The response must consist of the lines below from the one with "for (int g = d->n_grids; g < DHD_MAX_GRIDS;" through the one with "L->dg_part = reinterpret_cast<float*>(carve(compact", exactly as they appear and with both ends kept.

DATA RECORDS Block Start

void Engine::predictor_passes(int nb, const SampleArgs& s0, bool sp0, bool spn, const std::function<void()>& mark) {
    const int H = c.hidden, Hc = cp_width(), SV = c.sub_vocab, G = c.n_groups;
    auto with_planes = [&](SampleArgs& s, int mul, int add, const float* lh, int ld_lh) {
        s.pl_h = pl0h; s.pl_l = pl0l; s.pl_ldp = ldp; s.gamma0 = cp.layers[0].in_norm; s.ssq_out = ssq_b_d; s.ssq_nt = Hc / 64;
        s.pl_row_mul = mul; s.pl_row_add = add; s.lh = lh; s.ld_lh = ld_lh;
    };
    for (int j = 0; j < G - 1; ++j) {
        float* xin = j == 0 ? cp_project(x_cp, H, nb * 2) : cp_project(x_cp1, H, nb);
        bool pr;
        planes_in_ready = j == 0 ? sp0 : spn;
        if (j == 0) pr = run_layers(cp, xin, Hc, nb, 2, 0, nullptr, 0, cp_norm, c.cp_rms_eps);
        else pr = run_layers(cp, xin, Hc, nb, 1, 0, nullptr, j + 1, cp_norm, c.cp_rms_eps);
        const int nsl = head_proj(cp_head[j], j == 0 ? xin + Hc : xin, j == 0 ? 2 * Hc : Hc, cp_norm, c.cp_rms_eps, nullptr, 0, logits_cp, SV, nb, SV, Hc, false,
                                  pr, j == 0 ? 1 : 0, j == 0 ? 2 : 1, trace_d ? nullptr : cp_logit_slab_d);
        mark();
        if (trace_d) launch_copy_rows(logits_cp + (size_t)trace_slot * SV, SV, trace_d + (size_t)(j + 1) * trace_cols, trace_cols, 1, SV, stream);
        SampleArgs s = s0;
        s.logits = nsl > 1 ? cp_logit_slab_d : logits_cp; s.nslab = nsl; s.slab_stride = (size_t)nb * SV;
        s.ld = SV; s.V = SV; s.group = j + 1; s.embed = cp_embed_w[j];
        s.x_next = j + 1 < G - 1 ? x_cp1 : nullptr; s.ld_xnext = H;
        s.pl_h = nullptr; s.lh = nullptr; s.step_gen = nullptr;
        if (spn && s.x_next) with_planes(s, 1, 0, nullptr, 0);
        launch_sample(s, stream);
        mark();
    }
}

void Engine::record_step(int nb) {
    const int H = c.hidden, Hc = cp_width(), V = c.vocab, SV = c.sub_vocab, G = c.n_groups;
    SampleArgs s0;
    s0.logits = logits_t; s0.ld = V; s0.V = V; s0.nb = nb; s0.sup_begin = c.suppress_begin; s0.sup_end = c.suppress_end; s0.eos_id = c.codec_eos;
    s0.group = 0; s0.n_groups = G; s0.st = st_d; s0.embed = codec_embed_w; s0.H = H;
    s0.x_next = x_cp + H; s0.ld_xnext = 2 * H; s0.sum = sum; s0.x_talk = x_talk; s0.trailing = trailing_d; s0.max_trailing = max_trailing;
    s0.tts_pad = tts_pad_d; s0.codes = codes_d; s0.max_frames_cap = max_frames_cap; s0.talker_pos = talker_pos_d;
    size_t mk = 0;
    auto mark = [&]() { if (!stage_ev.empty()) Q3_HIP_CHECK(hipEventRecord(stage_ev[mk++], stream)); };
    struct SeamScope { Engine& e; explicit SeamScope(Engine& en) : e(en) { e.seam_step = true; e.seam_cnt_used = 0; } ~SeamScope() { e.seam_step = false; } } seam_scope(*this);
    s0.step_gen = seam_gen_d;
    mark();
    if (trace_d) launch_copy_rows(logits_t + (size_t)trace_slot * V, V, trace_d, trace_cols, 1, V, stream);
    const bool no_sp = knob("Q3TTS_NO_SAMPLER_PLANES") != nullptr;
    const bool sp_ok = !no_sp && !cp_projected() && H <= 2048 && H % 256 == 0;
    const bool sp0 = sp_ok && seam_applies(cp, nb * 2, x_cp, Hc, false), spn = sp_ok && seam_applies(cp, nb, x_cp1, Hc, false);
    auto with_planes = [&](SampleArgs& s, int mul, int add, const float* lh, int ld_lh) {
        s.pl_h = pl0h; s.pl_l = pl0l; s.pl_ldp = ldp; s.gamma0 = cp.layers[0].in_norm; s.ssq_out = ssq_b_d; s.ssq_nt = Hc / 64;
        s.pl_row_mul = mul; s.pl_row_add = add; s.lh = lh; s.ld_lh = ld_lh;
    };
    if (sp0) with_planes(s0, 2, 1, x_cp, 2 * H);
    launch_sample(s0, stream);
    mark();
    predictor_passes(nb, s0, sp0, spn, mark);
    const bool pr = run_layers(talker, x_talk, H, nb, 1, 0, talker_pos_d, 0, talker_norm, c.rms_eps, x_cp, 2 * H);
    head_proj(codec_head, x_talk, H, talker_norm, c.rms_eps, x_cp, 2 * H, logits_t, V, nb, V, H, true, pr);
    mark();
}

DATA RECORDS Block End
DATA RECORDS Block Start

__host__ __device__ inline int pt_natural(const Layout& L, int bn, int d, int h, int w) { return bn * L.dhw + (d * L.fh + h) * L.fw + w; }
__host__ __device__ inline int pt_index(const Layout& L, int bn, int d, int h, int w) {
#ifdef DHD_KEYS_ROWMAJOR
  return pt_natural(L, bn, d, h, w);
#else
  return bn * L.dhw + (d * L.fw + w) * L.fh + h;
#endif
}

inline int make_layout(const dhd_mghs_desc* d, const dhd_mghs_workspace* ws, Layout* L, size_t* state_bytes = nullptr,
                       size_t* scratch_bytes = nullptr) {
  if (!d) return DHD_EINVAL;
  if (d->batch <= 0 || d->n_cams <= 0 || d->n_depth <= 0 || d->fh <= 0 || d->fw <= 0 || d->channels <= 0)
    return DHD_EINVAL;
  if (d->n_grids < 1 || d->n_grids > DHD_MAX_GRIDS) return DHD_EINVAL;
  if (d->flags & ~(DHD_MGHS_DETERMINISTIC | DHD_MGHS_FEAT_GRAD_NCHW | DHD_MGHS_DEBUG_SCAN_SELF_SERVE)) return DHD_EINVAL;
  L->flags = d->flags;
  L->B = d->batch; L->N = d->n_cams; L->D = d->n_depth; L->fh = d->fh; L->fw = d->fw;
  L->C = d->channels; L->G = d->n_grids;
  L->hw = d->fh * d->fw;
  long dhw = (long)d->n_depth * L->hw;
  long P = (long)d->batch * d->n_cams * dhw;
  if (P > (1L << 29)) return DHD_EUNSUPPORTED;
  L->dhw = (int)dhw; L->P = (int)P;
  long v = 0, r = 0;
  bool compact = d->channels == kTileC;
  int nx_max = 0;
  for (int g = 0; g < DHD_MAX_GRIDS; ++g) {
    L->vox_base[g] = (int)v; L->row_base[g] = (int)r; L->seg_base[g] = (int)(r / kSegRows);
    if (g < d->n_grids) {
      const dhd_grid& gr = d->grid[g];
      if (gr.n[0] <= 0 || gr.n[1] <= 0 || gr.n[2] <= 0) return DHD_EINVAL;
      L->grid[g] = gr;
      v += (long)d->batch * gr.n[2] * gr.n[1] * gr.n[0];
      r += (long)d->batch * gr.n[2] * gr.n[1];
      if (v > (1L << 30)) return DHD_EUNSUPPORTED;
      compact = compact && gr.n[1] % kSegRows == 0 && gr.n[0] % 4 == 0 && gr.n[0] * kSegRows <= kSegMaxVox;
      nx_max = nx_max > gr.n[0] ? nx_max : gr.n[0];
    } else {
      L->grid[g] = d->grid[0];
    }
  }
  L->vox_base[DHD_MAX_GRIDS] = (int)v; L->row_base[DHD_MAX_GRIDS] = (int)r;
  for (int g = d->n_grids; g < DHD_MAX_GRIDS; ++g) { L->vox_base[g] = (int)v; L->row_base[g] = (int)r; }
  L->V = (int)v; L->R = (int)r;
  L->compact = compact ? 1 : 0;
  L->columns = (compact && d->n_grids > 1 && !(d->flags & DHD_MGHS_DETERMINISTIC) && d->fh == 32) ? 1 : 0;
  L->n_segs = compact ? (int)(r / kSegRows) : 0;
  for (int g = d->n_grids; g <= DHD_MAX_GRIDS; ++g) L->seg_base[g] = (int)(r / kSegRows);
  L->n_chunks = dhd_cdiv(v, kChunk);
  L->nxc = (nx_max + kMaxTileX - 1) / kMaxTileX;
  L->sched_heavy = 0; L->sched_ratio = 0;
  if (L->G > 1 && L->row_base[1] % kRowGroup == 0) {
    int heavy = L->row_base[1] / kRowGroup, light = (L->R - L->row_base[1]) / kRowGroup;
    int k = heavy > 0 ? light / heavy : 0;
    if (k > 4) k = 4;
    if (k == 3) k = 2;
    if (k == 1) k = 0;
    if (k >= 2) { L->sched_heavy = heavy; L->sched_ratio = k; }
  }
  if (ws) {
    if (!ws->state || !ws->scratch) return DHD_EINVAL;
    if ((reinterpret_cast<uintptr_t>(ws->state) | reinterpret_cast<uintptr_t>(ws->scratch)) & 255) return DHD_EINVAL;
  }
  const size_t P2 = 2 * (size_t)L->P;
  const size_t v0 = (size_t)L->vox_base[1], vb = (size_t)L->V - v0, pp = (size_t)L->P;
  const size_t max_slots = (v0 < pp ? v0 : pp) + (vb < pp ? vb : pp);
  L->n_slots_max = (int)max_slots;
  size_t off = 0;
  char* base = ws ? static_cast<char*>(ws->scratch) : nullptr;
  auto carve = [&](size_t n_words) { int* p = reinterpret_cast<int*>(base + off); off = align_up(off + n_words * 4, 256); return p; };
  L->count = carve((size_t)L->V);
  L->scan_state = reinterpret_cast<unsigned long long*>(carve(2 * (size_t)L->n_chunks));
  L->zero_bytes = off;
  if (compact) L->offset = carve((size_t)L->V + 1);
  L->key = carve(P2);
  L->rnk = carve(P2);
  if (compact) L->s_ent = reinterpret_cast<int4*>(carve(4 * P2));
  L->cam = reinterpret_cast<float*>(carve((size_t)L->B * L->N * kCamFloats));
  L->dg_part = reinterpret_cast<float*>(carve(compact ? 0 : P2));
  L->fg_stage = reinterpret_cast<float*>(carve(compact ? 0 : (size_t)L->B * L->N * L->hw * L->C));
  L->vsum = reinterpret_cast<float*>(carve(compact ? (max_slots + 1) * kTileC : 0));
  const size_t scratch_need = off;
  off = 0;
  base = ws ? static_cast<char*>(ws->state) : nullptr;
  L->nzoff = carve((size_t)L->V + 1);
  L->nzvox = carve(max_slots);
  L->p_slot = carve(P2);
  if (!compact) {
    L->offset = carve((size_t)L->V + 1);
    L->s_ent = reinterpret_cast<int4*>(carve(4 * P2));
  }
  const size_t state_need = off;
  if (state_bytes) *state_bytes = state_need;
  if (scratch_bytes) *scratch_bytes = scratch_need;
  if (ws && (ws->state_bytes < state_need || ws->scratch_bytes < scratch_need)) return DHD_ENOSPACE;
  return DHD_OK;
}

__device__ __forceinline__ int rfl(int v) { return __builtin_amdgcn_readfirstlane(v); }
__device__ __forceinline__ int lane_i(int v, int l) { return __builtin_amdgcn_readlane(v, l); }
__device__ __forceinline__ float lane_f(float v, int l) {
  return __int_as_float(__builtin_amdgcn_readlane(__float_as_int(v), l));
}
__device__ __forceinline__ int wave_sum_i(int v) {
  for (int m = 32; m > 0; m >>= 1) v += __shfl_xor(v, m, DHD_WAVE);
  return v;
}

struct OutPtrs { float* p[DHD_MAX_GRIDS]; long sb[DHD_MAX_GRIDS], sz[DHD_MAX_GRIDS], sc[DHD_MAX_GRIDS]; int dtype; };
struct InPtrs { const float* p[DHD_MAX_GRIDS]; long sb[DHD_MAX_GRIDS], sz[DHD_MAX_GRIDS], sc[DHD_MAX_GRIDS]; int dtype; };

DATA RECORDS Block End

— EXPECTED OUTPUT —
  for (int g = d->n_grids; g < DHD_MAX_GRIDS; ++g) { L->vox_base[g] = (int)v; L->row_base[g] = (int)r; }
  L->V = (int)v; L->R = (int)r;
  L->compact = compact ? 1 : 0;
  L->columns = (compact && d->n_grids > 1 && !(d->flags & DHD_MGHS_DETERMINISTIC) && d->fh == 32) ? 1 : 0;
  L->n_segs = compact ? (int)(r / kSegRows) : 0;
  for (int g = d->n_grids; g <= DHD_MAX_GRIDS; ++g) L->seg_base[g] = (int)(r / kSegRows);
  L->n_chunks = dhd_cdiv(v, kChunk);
  L->nxc = (nx_max + kMaxTileX - 1) / kMaxTileX;
  L->sched_heavy = 0; L->sched_ratio = 0;
  if (L->G > 1 && L->row_base[1] % kRowGroup == 0) {
    int heavy = L->row_base[1] / kRowGroup, light = (L->R - L->row_base[1]) / kRowGroup;
    int k = heavy > 0 ? light / heavy : 0;
    if (k > 4) k = 4;
    if (k == 3) k = 2;
    if (k == 1) k = 0;
    if (k >= 2) { L->sched_heavy = heavy; L->sched_ratio = k; }
  }
  if (ws) {
    if (!ws->state || !ws->scratch) return DHD_EINVAL;
    if ((reinterpret_cast<uintptr_t>(ws->state) | reinterpret_cast<uintptr_t>(ws->scratch)) & 255) return DHD_EINVAL;
  }
  const size_t P2 = 2 * (size_t)L->P;
  const size_t v0 = (size_t)L->vox_base[1], vb = (size_t)L->V - v0, pp = (size_t)L->P;
  const size_t max_slots = (v0 < pp ? v0 : pp) + (vb < pp ? vb : pp);
  L->n_slots_max = (int)max_slots;
  size_t off = 0;
  char* base = ws ? static_cast<char*>(ws->scratch) : nullptr;
  auto carve = [&](size_t n_words) { int* p = reinterpret_cast<int*>(base + off); off = align_up(off + n_words * 4, 256); return p; };
  L->count = carve((size_t)L->V);
  L->scan_state = reinterpret_cast<unsigned long long*>(carve(2 * (size_t)L->n_chunks));
  L->zero_bytes = off;
  if (compact) L->offset = carve((size_t)L->V + 1);
  L->key = carve(P2);
  L->rnk = carve(P2);
  if (compact) L->s_ent = reinterpret_cast<int4*>(carve(4 * P2));
  L->cam = reinterpret_cast<float*>(carve((size_t)L->B * L->N * kCamFloats));
  L->dg_part = reinterpret_cast<float*>(carve(compact ? 0 : P2));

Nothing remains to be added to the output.